3 Oil Stocks to Watch After Trump's Raid in Venezuela

3 Oil Stocks to Watch After Trump's Raid in Venezuela

Quartz — Economy & Markets
Quartz — Economy & MarketsApr 19, 2026

Why It Matters

A stabilized Venezuelan oil sector could add significant supply, easing global price pressure, while offering U.S. majors a high‑growth, yet politically risky, investment opportunity.

Key Takeaways

  • Chevron produces 250k barrels/day, could rise 50% with approval.
  • Valero positioned to refine Venezuela’s heavy crude at scale.
  • ConocoPhillips may receive World Bank‑ordered compensation from Venezuela.
  • Reopening sanctions could unlock billions of dollars investment in Venezuelan oil.

Pulse Analysis

The capture of Nicolás Maduro marks an unprecedented U.S. intervention in Venezuela, a nation that sits atop the world’s third‑largest proven oil reserves—about 303 billion barrels, roughly 17 % of global supply. For more than two decades, a combination of U.S. sanctions, chronic under‑investment and mismanagement has left the country’s output languishing below 1 million barrels per day. With the political vacuum now filled, analysts are revisiting the prospect that Washington could lift or ease sanctions, unlocking a massive source of heavy crude that has long been off‑limits to Western refiners. Such a shift would not only reshape regional energy dynamics but also provide a new lever for influencing global oil prices.

Chevron (CVX) is uniquely positioned as the sole U.S. major still operating in Venezuela, producing roughly 250,000 barrels daily under a specific OFAC license. Management projects a potential 50 % output boost within two years if regulatory approval is secured, translating into a sizable increase in cash flow and reserve replacement. Valero (VLO), with its heavy‑crude‑focused refineries, stands to benefit from a surge in Venezuelan feedstock, enhancing margins on its high‑yield units. Meanwhile, ConocoPhillips (COP) eyes a separate upside: the World Bank‑backed arbitration panel has ordered Venezuela to compensate the company for expropriated assets, a claim that could materialize now that political risk is receding. Investors are weighing these company‑specific catalysts against the broader uncertainty of a volatile legal environment.

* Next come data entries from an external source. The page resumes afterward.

+        PCell pc = dpp_pcell<0x138, 0xf>(PCell{S.C[T_WS - 1], S.Cc[T_WS - 1]});
+        if (lane == 0 && rw) pc = sh.bnd[(wave + 3u) & 3u];
+        const PCell inc = thin_row_h(S, pc, srow, O, E, lane_base, kneg128);
+        if (lane == 63) sh.tot[rw] = inc;
+        __syncthreads();
+        PCell acc{NEG, 0};
+#pragma unroll
+        for (uint32_t r = 0; r < 3; r++) {
+            const PCell t = sh.tot[r];
+            if (r < rw) acc = pcmax_left(acc, t);
+        }
+        acc = pcmax_left(acc, dpp_pcell<0x138, 0xf>(inc));
+        acc.s += T_WS * E - lane_base;
+        const int32_t rowmax = edge ? thin_row_c<true>(S, acc, O, E, thr, exmask) : thin_row_c<false>(S, acc, O, E, thr, exmask);
+        if (lane == 63) sh.bnd[wave] = PCell{S.C[T_WS - 1], S.Cc[T_WS - 1]};
+        const uint64_t ball = __ballot(rowmax > NEGH);
+        ThinRecord mine{64u, NEG, 0u, 0u};
+        if (ball) mine.live = (uint32_t)__builtin_ctzll(ball) | ((63u - (uint32_t)__builtin_clzll(ball)) << 8);
+        const int32_t wmax = wave_max_i32(rowmax);
+        if (wmax > best.score) {
+            const uint32_t L = (uint32_t)__builtin_ctzll(__ballot(rowmax == wmax));
+            uint32_t slot = 0, cnt = 0;
+#pragma unroll
+            for (int s = T_WS - 1; s >= 0; s--) {
+                const int32_t v = __builtin_amdgcn_readlane(S.C[s], (int)L);
+                if (v == wmax) { slot = (uint32_t)s; cnt = (uint32_t)__builtin_amdgcn_readlane((int)S.Cc[s], (int)L); }
+            }
+            mine.s = wmax; mine.j = wb + rw * T_BLOCK + L * T_WS + slot; mine.c = cnt;
+        }
+        if (lane == 0) sh.rec[rw] = mine;
+        __syncthreads();
+        uint32_t gfirst = 0xFFFFFFFFu, glast = 0;
+        ThinRecord tb{0u, NEG, 0u, 0u};
+#pragma unroll
+        for (uint32_t r = 0; r < 4; r++) {
+            const ThinRecord o = sh.rec[r];
+            const uint32_t live = (uint32_t)__builtin_amdgcn_readfirstlane((int)o.live);
+            const int32_t os = __builtin_amdgcn_readfirstlane(o.s);
+            if ((live & 0xFFu) < 64u) {
+                if (gfirst == 0xFFFFFFFFu) gfirst = r * 64u + (live & 0xFFu);
+                glast = r * 64u + (live >> 8);
+            }
+            if (os > tb.s) {
+                tb.s = os; tb.j = (uint32_t)__builtin_amdgcn_readfirstlane((int)o.j); tb.c = (uint32_t)__builtin_amdgcn_readfirstlane((int)o.c);
+            }
+        }
+        if (gfirst == 0xFFFFFFFFu) break;
+        if (glast == 255u) { best.overflow = 1; break; }
+        best.maxcols = max(best.maxcols, (glast - gfirst + 1u) * T_WS);
+        best.rows = i;
+        if (tb.s > best.score) {
+            best.score = tb.s; best.i = i; best.j = tb.j; best.nm = tb.c & 0xFFFFu; best.nx = (tb.c >> 16) - (tb.c & 0xFFFFu);
+        }
+        const uint32_t k = gfirst >> 6;
+        if (k) {
+            const bool fresh = rw < k;
+            wb += k * T_BLOCK;
+            wbase = (wbase + k) & 3u;
+            rw = (wave - wbase) & 3u;
+            jb = wb + rw * T_BLOCK + lane * T_WS;
+            lane_base = (int32_t)((rw * 64u + lane) * T_WS) * E;
+            if (fresh) {
+#pragma unroll
+                for (int s = 0; s < T_WS; s++) { S.C[s] = NEG; S.D[s] = NEG; }
+                thin_selectors(S, Q, aq, dir, jb, lenB);
+                if (lane == 63) sh.bnd[wave] = PCell{NEG, 0};
+            }
+            edge = wb + (rw + 1u) * T_BLOCK - 1u > lenB;
+            exmask = thin_exmask(jb, lenB);
+            __syncthreads();
+        }
+    }
+    return best;
+}
+
+__global__ __launch_bounds__(T_THREADS) void k6_dp1w(const Group *__restrict__ groups, const DpJob *__restrict__ jobs,
+                                                     HalfResult *__restrict__ res, int32_t O, int32_t E, int32_t Y) {
+    __shared__ ThinShared sh;
+    const DpJob job = jobs[blockIdx.x];
+    const Group &G = groups[job.group];
+    HalfResult r = thin_half_extend(sh, G.T, G.Q, job.at, job.aq, job.dir, O, E, Y);
     if (threadIdx.x == 0) res[job.slot] = r;
 }
 
@@ -1485,6 +1723,17 @@
     return 0;
 }
 
+static unsigned int thin_round_jobs() {
+    static unsigned int t = 0;
+    if (!t) {
+        int dev = 0;
+        hipDeviceProp_t prop;
+        t = (hipGetDevice(&dev) == hipSuccess && hipGetDeviceProperties(&prop, dev) == hipSuccess && prop.multiProcessorCount > 0)
+                ? (unsigned int)prop.multiProcessorCount : 256u;
+    }
+    return t;
+}
+
 int gapped_device(Group *d_groups, uint32_t ngroups, const mimeo_hsp *d_sorted, const uint32_t *d_order,
                   uint64_t nhsps, const mimeo_params *p, mimeo_alignment *d_aln) {
     if (!ngroups || !nhsps) return 0;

Beyond individual equities, the market offers indirect exposure through oil‑linked ETFs such as the United States Oil Fund (USO) and ProShares Ultra Bloomberg Crude Oil (UCO), which can capture price moves while limiting single‑company risk. However, any resurgence in Venezuelan production will require billions of dollars in infrastructure upgrades, joint‑venture agreements, and sustained diplomatic engagement between Washington and Caracas. The timeline is likely measured in years, and the sector remains exposed to geopolitical flashpoints, environmental scrutiny, and the evolving energy transition. Savvy investors will therefore balance the allure of a potentially lucrative supply shock against the high‑stakes political and operational challenges inherent in the region.